The Viking Energy Partnership has unveiled a large scale model of Shetland showing for the first time how its proposed windfarm sits on the landscape of the central and north Mainland.

The large display featuring the 150 turbines will be a focal point of the six public exhibitions about the project which start on Monday in Aith.

The 1:30,000 scale model is about the size of a small car and shows the final design for turbine sites after their number was cut from 192 two years ago to 154 and finally to 150.

Areas where turbines have been pruned from since the original design are around Voe and Collafirth (Delting) and Laxo, the east side of the Lang Kames, a ridge of hills near Aith and a ridge above Weisdale and Kergord.
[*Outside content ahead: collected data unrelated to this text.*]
#define RT_DW1_LDS (4 * 2048)
__global__ void __launch_bounds__(256)
rt_dw1_kernel(DevModel m, const float* __restrict__ tape, const float* __restrict__ tape2, long n_items,
              float* __restrict__ slab_rows) {
    const int lane = threadIdx.x & 63, wave = __builtin_amdgcn_readfirstlane(threadIdx.x >> 6);
    const int j = lane & 31, h = lane >> 5;
    float* buf = rt_smem + wave * RT_DW1_LDS;
    const long gw = (long)blockIdx.x * RT_WAVES + wave, GW = (long)gridDim.x * RT_WAVES;
    f32x16 gW1[5][3];
#pragma unroll
    for (int mt = 0; mt < 5; mt++)
#pragma unroll
        for (int q = 0; q < 3; q++) gW1[mt][q] = (f32x16)(0.0f);
    float b1acc[5] = {0, 0, 0, 0, 0};
    const int NQ = gw < n_items ? 4 * (int)((n_items - gw + GW - 1) / GW) : 0;
    const int soff = ((lane >> 1) & 3) * 256 + ((lane & 1) * 32 + (lane >> 3)) * 4;
    auto issue = [&](int Q, int ring) {
        const int Qc = Q < NQ ? Q : NQ - 1;
        const size_t item = (size_t)(gw + (long)(Qc >> 2) * GW);
        const float* sx = tape + item * 3072 + soff + (Qc & 3) * 32;
        const float* sz = tape2 + item * RT_TAPE2 + soff + (Qc & 3) * 32;
#pragma unroll
        for (int T = 0; T < 3; T++) __builtin_amdgcn_global_load_lds(sx + T * 1024, buf + ring * 2048 + T * 256, 16, 0, RT_DMA_AUX);
#pragma unroll
        for (int T = 0; T < 5; T++) __builtin_amdgcn_global_load_lds(sz + T * 1024, buf + ring * 2048 + (3 + T) * 256, 16, 0, RT_DMA_AUX);
    };
    const float* rd = buf + h * 32 + j;
    float op[2][8][4];
    auto read_set = [&](int set, int ring) {
#pragma unroll
        for (int T = 0; T < 8; T++)
#pragma unroll
            for (int s = 0; s < 4; s++) op[set][T][s] = rd[ring * 2048 + T * 256 + 64 * s];
    };
    if (NQ > 0) {
        issue(0, 0);
        issue(1, 1);
        issue(2, 2);
        asm volatile("s_waitcnt vmcnt(16)" ::: "memory");
        read_set(0, 0);
    }
    for (int Qb = 0; Qb < NQ; Qb += 4) {
#pragma unroll
        for (int u = 0; u < 4; u++) {
            const int cur = u & 1;
#pragma unroll
            for (int s = 0; s < 4; s++)
#pragma unroll
                for (int q = 0; q < 3; q++) gW1[0][q] = mfma32(op[cur][3][s], op[cur][q][s], gW1[0][q]);
            b1acc[0] += (op[cur][3][0] + op[cur][3][1]) + (op[cur][3][2] + op[cur][3][3]);
            __builtin_amdgcn_sched_barrier(0);
            issue(Qb + u + 3, (u + 3) & 3);
            asm volatile("s_waitcnt vmcnt(16)" ::: "memory");
            read_set(cur ^ 1, (u + 1) & 3);
            __builtin_amdgcn_sched_barrier(0);
#pragma unroll
            for (int mt = 1; mt < 5; mt++) {
#pragma unroll
                for (int s = 0; s < 4; s++)
#pragma unroll
                    for (int q = 0; q < 3; q++) gW1[mt][q] = mfma32(op[cur][3 + mt][s], op[cur][q][s], gW1[mt][q]);
                b1acc[mt] += (op[cur][3 + mt][0] + op[cur][3 + mt][1]) + (op[cur][3 + mt][2] + op[cur][3 + mt][3]);
            }
            __builtin_amdgcn_sched_barrier(0);
        }
    }
    asm volatile("s_waitcnt vmcnt(0)" ::: "memory");
    float* out = slab_rows + (size_t)gw * (m.n_params + 8);
#pragma unroll
    for (int mt = 0; mt < 5; mt++) {
#pragma unroll
        for (int r = 0; r < 16; r++) {
            const int G = mt * 16 + r;
            if (G < 75) {
                const int n = G / 25, f = 2 * (G % 25) + h;
#pragma unroll
                for (int q = 0; q < 3; q++) out[n * m.net_size + m.w_off[0] + (q * 32 + j) * 50 + f] = gW1[mt][q][r];
            }
        }
        const float s1 = b1acc[mt] + swap32(b1acc[mt], h);
        const int r_j = (j & 3) + 4 * (j >> 3), h_j = (j >> 2) & 1;
        const int G = mt * 16 + r_j;
        if (h == 0 && G < 75) out[(G / 25) * m.net_size + m.b_off[0] + 2 * (G % 25) + h_j] = s1;
    }
}

__global__ void __launch_bounds__(256)
rt_dw1_split_kernel(DevModel m, const float* __restrict__ tape, const float* __restrict__ tape2, long n_items,
                    float* __restrict__ slab_rows) {
    const int lane = threadIdx.x & 63, wave = __builtin_amdgcn_readfirstlane(threadIdx.x >> 6);
    const int j = lane & 31, h = lane >> 5;
    float* buf = rt_smem + wave * RT_DW1_LDS;
    const long gw = (long)blockIdx.x * RT_WAVES + wave, GW = (long)gridDim.x * RT_WAVES;
    f32x16 gW1[5][3];
#pragma unroll
    for (int mt = 0; mt < 5; mt++)
#pragma unroll
        for (int q = 0; q < 3; q++) gW1[mt][q] = (f32x16)(0.0f);
    float b1acc[5] = {0, 0, 0, 0, 0};
    const int NQ = gw < n_items ? 4 * (int)((n_items - gw + GW - 1) / GW) : 0;
    const int soff = ((lane >> 1) & 3) * 256 + ((lane & 1) * 32 + (lane >> 3)) * 4;
    auto issue = [&](int Q, int ring) {
        const int Qc = Q < NQ ? Q : NQ - 1;
        const size_t item = (size_t)(gw + (long)(Qc >> 2) * GW);
        const float* sx = tape + item * 3072 + soff + (Qc & 3) * 32;
        const float* sz = tape2 + item * RT_TAPE2 + soff + (Qc & 3) * 32;
#pragma unroll
        for (int T = 0; T < 3; T++) __builtin_amdgcn_global_load_lds(sx + T * 1024, buf + ring * 2048 + T * 256, 16, 0, RT_DMA_AUX);
#pragma unroll
        for (int T = 0; T < 5; T++) __builtin_amdgcn_global_load_lds(sz + T * 1024, buf + ring * 2048 + (3 + T) * 256, 16, 0, RT_DMA_AUX);
    };
    const float* rd = buf + h * 2048 + j;
    float raw[2][8][8];
    auto read_half = [&](int set, int slot0) {
#pragma unroll
        for (int T = 0; T < 8; T++)
#pragma unroll
            for (int c = 0; c < 8; c++) raw[set][T][c] = rd[slot0 * 2048 + T * 256 + c * 32];
    };
    if (NQ > 0) {
        issue(0, 0);
        issue(1, 1);
        issue(2, 2);
        issue(3, 3);
        asm volatile("s_waitcnt vmcnt(16)" ::: "memory");
        read_half(0, 0);
        asm volatile("s_waitcnt lgkmcnt(0)" ::: "memory");
        issue(4, 0);
        issue(5, 1);
    }
    for (int Qb = 0; Qb < NQ; Qb += 4) {
#pragma unroll
        for (int u = 0; u < 2; u++) {
            const int cur = u;
            asm volatile("s_waitcnt vmcnt(16)" ::: "memory");
            read_half(cur ^ 1, 2 * (u ^ 1));
            __builtin_amdgcn_sched_barrier(0);
            Bf3 X[3];
#pragma unroll
            for (int q = 0; q < 3; q++) X[q] = bf3_split8(raw[cur][q]);
            __builtin_amdgcn_sched_barrier(0);
            asm volatile("s_waitcnt lgkmcnt(0)" ::: "memory");
            issue(Qb + 2 * u + 6, 2 * (u ^ 1));
            issue(Qb + 2 * u + 7, 2 * (u ^ 1) + 1);
            __builtin_amdgcn_sched_barrier(0);
#pragma unroll
            for (int mt = 0; mt < 5; mt++) {
                const Bf3 Z = bf3_split8(raw[cur][3 + mt]);
#pragma unroll
                for (int q = 0; q < 3; q++) gW1[mt][q] = mfma_bf3(Z, X[q], gW1[mt][q]);
                const float* z = raw[cur][3 + mt];
                b1acc[mt] += ((z[0] + z[1]) + (z[2] + z[3])) + ((z[4] + z[5]) + (z[6] + z[7]));
            }
            __builtin_amdgcn_sched_barrier(0);
        }
    }
    asm volatile("s_waitcnt vmcnt(0)" ::: "memory");
    float* out = slab_rows + (size_t)gw * (m.n_params + 8);
#pragma unroll
    for (int mt = 0; mt < 5; mt++) {
#pragma unroll
        for (int r = 0; r < 16; r++) {
            const int G = mt * 16 + r;
            if (G < 75) {
                const int n = G / 25, f = 2 * (G % 25) + h;
#pragma unroll
                for (int q = 0; q < 3; q++) out[n * m.net_size + m.w_off[0] + (q * 32 + j) * 50 + f] = gW1[mt][q][r];
            }
        }
        const float s1 = b1acc[mt] + swap32(b1acc[mt], h);
        const int r_j = (j & 3) + 4 * (j >> 3), h_j = (j >> 2) & 1;
        const int G = mt * 16 + r_j;
        if (h == 0 && G < 75) out[(G / 25) * m.net_size + m.b_off[0] + 2 * (G % 25) + h_j] = s1;
    }
}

According to Viking Energy, the changes were largely to help screen turbines from view behind hills or to ac­commodate sensitive bird sites and flightpaths.
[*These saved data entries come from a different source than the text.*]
__device__ __forceinline__ void finish_pair(const GemmParams& p, float v0, float v1, float2 r, long long drow, int col,
                                            bool valid) {
  if (p.bias) {
    const float2 b = __ldg(reinterpret_cast<const float2*>(p.bias + col));
    v0 += b.x; v1 += b.y;
  }
  if (p.act == 1) {
    v0 = gelu_erf(v0);
    v1 = gelu_erf(v1);
  }
  if (p.col_scale) {
    const float2 s = __ldg(reinterpret_cast<const float2*>(p.col_scale + col));
    v0 *= s.x; v1 *= s.y;
  }
  if (!valid) return;
  if (p.residual) { v0 += r.x; v1 += r.y; }
  store2(p.C, p.c_fp32, drow * p.ldc + col, v0, v1);
  if (p.C2) store2(p.C2, 0, drow * p.ldc2 + col, v0, v1);
}

template <int BN>
__device__ __forceinline__ void epilogue_tile(const GemmParams& p, const float* acc, int n0, int r0) {
  const int q = threadIdx.x & 3;
  long long drow[2];
  bool valid[2];
  int row[2] = {r0, r0 + 8};
#pragma unroll
  for (int h = 0; h < 2; ++h) {
    valid[h] = row[h] < p.M;
    drow[h] = row[h];
    if (p.grp_rows > 0) drow[h] = (long long)(row[h] / p.grp_rows) * p.grp_stride + (row[h] % p.grp_rows) + p.row_off;
  }
  if constexpr (BN == 128) {
    const bool do_norm = n0 < p.norm_cols, do_rope = n0 < p.rope_cols;
    if (do_norm || do_rope) {
      float rs[2] = {1.0f, 1.0f};
      float2 nw[16];
      if (do_norm) {
        const float* w = (n0 < p.norm_seg) ? p.norm_w0 : p.norm_w1;
#pragma unroll
        for (int i = 0; i < 16; ++i) nw[i] = __ldg(reinterpret_cast<const float2*>(w + 8 * i + 2 * q));
        float ss0 = 0.f, ss1 = 0.f;
#pragma unroll
        for (int i = 0; i < 16; ++i) {
          ss0 += acc[4 * i] * acc[4 * i] + acc[4 * i + 1] * acc[4 * i + 1];
          ss1 += acc[4 * i + 2] * acc[4 * i + 2] + acc[4 * i + 3] * acc[4 * i + 3];
        }
        ss0 += __shfl_xor_sync(0xffffffffu, ss0, 1);
        ss1 += __shfl_xor_sync(0xffffffffu, ss1, 1);
        ss0 += __shfl_xor_sync(0xffffffffu, ss0, 2);
        ss1 += __shfl_xor_sync(0xffffffffu, ss1, 2);
        rs[0] = rsqrtf(ss0 * (1.0f / 128.0f) + p.norm_eps);
        rs[1] = rsqrtf(ss1 * (1.0f / 128.0f) + p.norm_eps);
      }
#pragma unroll
      for (int h = 0; h < 2; ++h) {
        float rc[16], rsn[16];
        if (do_rope) {
          const int pos = (valid[h] ? row[h] : 0) / p.rope_rows_per_pos;
          const float* cs = p.rope_cos + (long long)pos * 64;
          const float* sn = p.rope_sin + (long long)pos * 64;
#pragma unroll
          for (int i = 0; i < 16; ++i) {
            rc[i] = __ldg(cs + 4 * i + q);
            rsn[i] = __ldg(sn + 4 * i + q);
          }
        }
#pragma unroll
        for (int i = 0; i < 16; ++i) {
          const int lc = 8 * i + 2 * q;
          float v0 = acc[4 * i + 2 * h], v1 = acc[4 * i + 2 * h + 1];
          if (do_norm) {
            v0 *= rs[h] * nw[i].x;
            v1 *= rs[h] * nw[i].y;
          }
          if (do_rope) {
            const float c = rc[i], s = rsn[i];
            const float x = v0, y = v1;
            v0 = x * c - y * s;
            v1 = y * c + x * s;
          }
          if (valid[h]) store2(p.C, p.c_fp32, drow[h] * p.ldc + n0 + lc, v0, v1);
        }
      }
      return;
    }
  }
#pragma unroll
  for (int i0 = 0; i0 < BN / 8; i0 += EPI_BATCH) {
    float2 r[EPI_BATCH][2];
#pragma unroll
    for (int i = 0; i < EPI_BATCH; ++i)
#pragma unroll
      for (int h = 0; h < 2; ++h)
        r[i][h] = (p.residual && valid[h]) ? load2(p.residual, p.res_fp32, drow[h] * p.ldr + n0 + 8 * (i0 + i) + 2 * q)
                                           : make_float2(0.f, 0.f);
#pragma unroll
    for (int i = 0; i < EPI_BATCH; ++i) {
      const int col = n0 + 8 * (i0 + i) + 2 * q;
      const float* a = acc + 4 * (i0 + i);
      finish_pair(p, a[0], a[1], r[i][0], drow[0], col, valid[0]);
      finish_pair(p, a[2], a[3], r[i][1], drow[1], col, valid[1]);
    }
  }
}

The three-dimensional poly­styrene model of Shetland has been made at a cost of £10,000 by Omega Models of Kirkintilloch, who claim to be Scotland’s top modelmakers. There was not room to include Foula and Fair Isle. The team would like to find a place to keep it on show after the exhibitions, perhaps in an empty shop or public space.
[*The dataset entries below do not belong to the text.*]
static int parse_launch(agmv_hip_ctx* c, const DecRows& r, size_t ws_frames, hipStream_t s, DecArgs* bm)
{
	const bool robust_only = parse_mode() == PARSE_ROBUST;
	const uint32_t n_frames = r.n_frames;
	dec_ws* d = dec_area(c);
	d->d_fp_fstate = nullptr; d->fp_frames = 0;
	if (!bm && (n_frames > 65535u || robust_only)) return parse_launch_robust(c, r, ws_frames, s, nullptr, nullptr, nullptr, 0);
	if (n_frames > 65535u) return agmv_hip_err("agmv_hip: more than 65535 frames in one parser launch");
	const size_t maxR = (r.stride + FRB - 1) / FRB + 1, nreg = maxR * ws_frames;
	const uint32_t tpfd = (r.nblk + DEC_T - 1) / DEC_T;
	const size_t b_rec = nreg * sizeof(uint4), b_vm = nreg * FOWN * 8, b_kb = nreg * 4, b_fs = ((ws_frames * 4 + 15) & ~(size_t)15);
	const size_t b_tx = bm ? (((size_t)ws_frames * (tpfd + 1) * 4 + 15) & ~(size_t)15) : 0;
	CK(agmv_hip_dev_grow(&d->d_fp_ws, &d->fp_ws_cap, b_rec + b_vm + b_kb + b_fs + b_tx + 16, 1));
	FpArgs A;
	memset(&A, 0, sizeof(A));
	A.bits = r.bits; A.stride = r.stride; A.bpos = r.bpos; A.offsets = r.offsets; A.nentered = r.nentered;
	uint8_t* w = (uint8_t*)d->d_fp_ws;
	A.rec = (uint4*)w; A.vm = (unsigned long long*)(w + b_rec); A.kb = (uint32_t*)(w + b_rec + b_vm); A.fstate = (uint32_t*)(w + b_rec + b_vm + b_kb);
	A.tidx = bm ? (uint32_t*)(w + b_rec + b_vm + b_kb + b_fs) : nullptr; A.tpfd = tpfd;
	A.nbad = (uint32_t*)(w + b_rec + b_vm + b_kb + b_fs + b_tx);
	A.n_frames = n_frames; A.nblk = r.nblk; A.maxR = (uint32_t)maxR;
	if (bm) { A.dirty = bm->dirty; A.ndirty = dirty_words(r.nblk); }
	uint32_t gx = parse_grid_x(c, n_frames, maxR);
	uint32_t gy = n_frames;
	if ((size_t)gx * gy > 131072u) {
		const uint32_t want = (uint32_t)(((size_t)r.stride / 8 + FRB - 1) / FRB) + 1;
		if (gx > want) gx = want;
		if ((size_t)gx * gy > 131072u) gy = 131072u / gx;
	}
	const dim3 grid(gx, gy);
	if (robust_only) {
		CK(hipMemsetAsync(A.tidx, 0xFF, (size_t)n_frames * (tpfd + 1) * 4, s));
		CK(hipMemsetAsync(A.vm, 0, (size_t)n_frames * maxR * FOWN * 8, s));
		CK(hipMemsetD32Async((hipDeviceptr_t)A.fstate, (int)FS_BAD, n_frames, s));
		CK(hipMemsetD32Async((hipDeviceptr_t)A.nbad, (int)n_frames, 1, s));
	} else {
		DEC_LAUNCH(k_fp_walk, grid, dim3(64), s, A, c->mode512);
		DEC_LAUNCH(k_fp_finish, dim3(n_frames), dim3(64), s, A, c->mode512);
	}
	d->d_fp_fstate = A.fstate; d->fp_frames = n_frames;
	if (!bm) {
		hipLaunchKernelGGL(k_fp_expand, dim3(gx, n_frames), dim3(64), 0, s, A);
		CK(hipGetLastError());
		return parse_launch_robust(c, r, ws_frames, s, A.fstate, A.nbad, nullptr, 0);
	}
	bm->vm = A.vm; bm->kb = A.kb; bm->tidx = A.tidx; bm->maxR = A.maxR;
	if (parse_launch_robust(c, r, ws_frames, s, A.fstate, A.nbad, A.vm, A.maxR)) return -1;
	hipLaunchKernelGGL(k_fp_tiles, dim3(gx / 2 ? gx / 2 : 1, gy), dim3(64), 0, s, A);
	CK(hipGetLastError());
	return 0;
}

The turbine columns and blades dotted on the model are thicker than if they were true to scale otherwise they would have been too thin to use, according to Viking Energy project officers David Thomson and Aaron Priest. To accurately represent the six-metre thick base of the turbine columns the models would have needed to be a mere 0.2 millimetres at their thickest.

A second model showing a larger scale of 1:2,000, which is due to go on show next week, will depict the size of the turbines exactly to scale. It homes in on the swathe of the Mainland around the turbines to give people a clearer impression of how the windfarm will look up close.

The public exhibitions are being held immediately before the Viking Energy Partnership applies for planning consent from the Scottish government and publishes its voluminous research into the windfarm’s potential impact on the environment, economy and local people. The government will consult about the project, through the SIC, before deciding if it can proceed.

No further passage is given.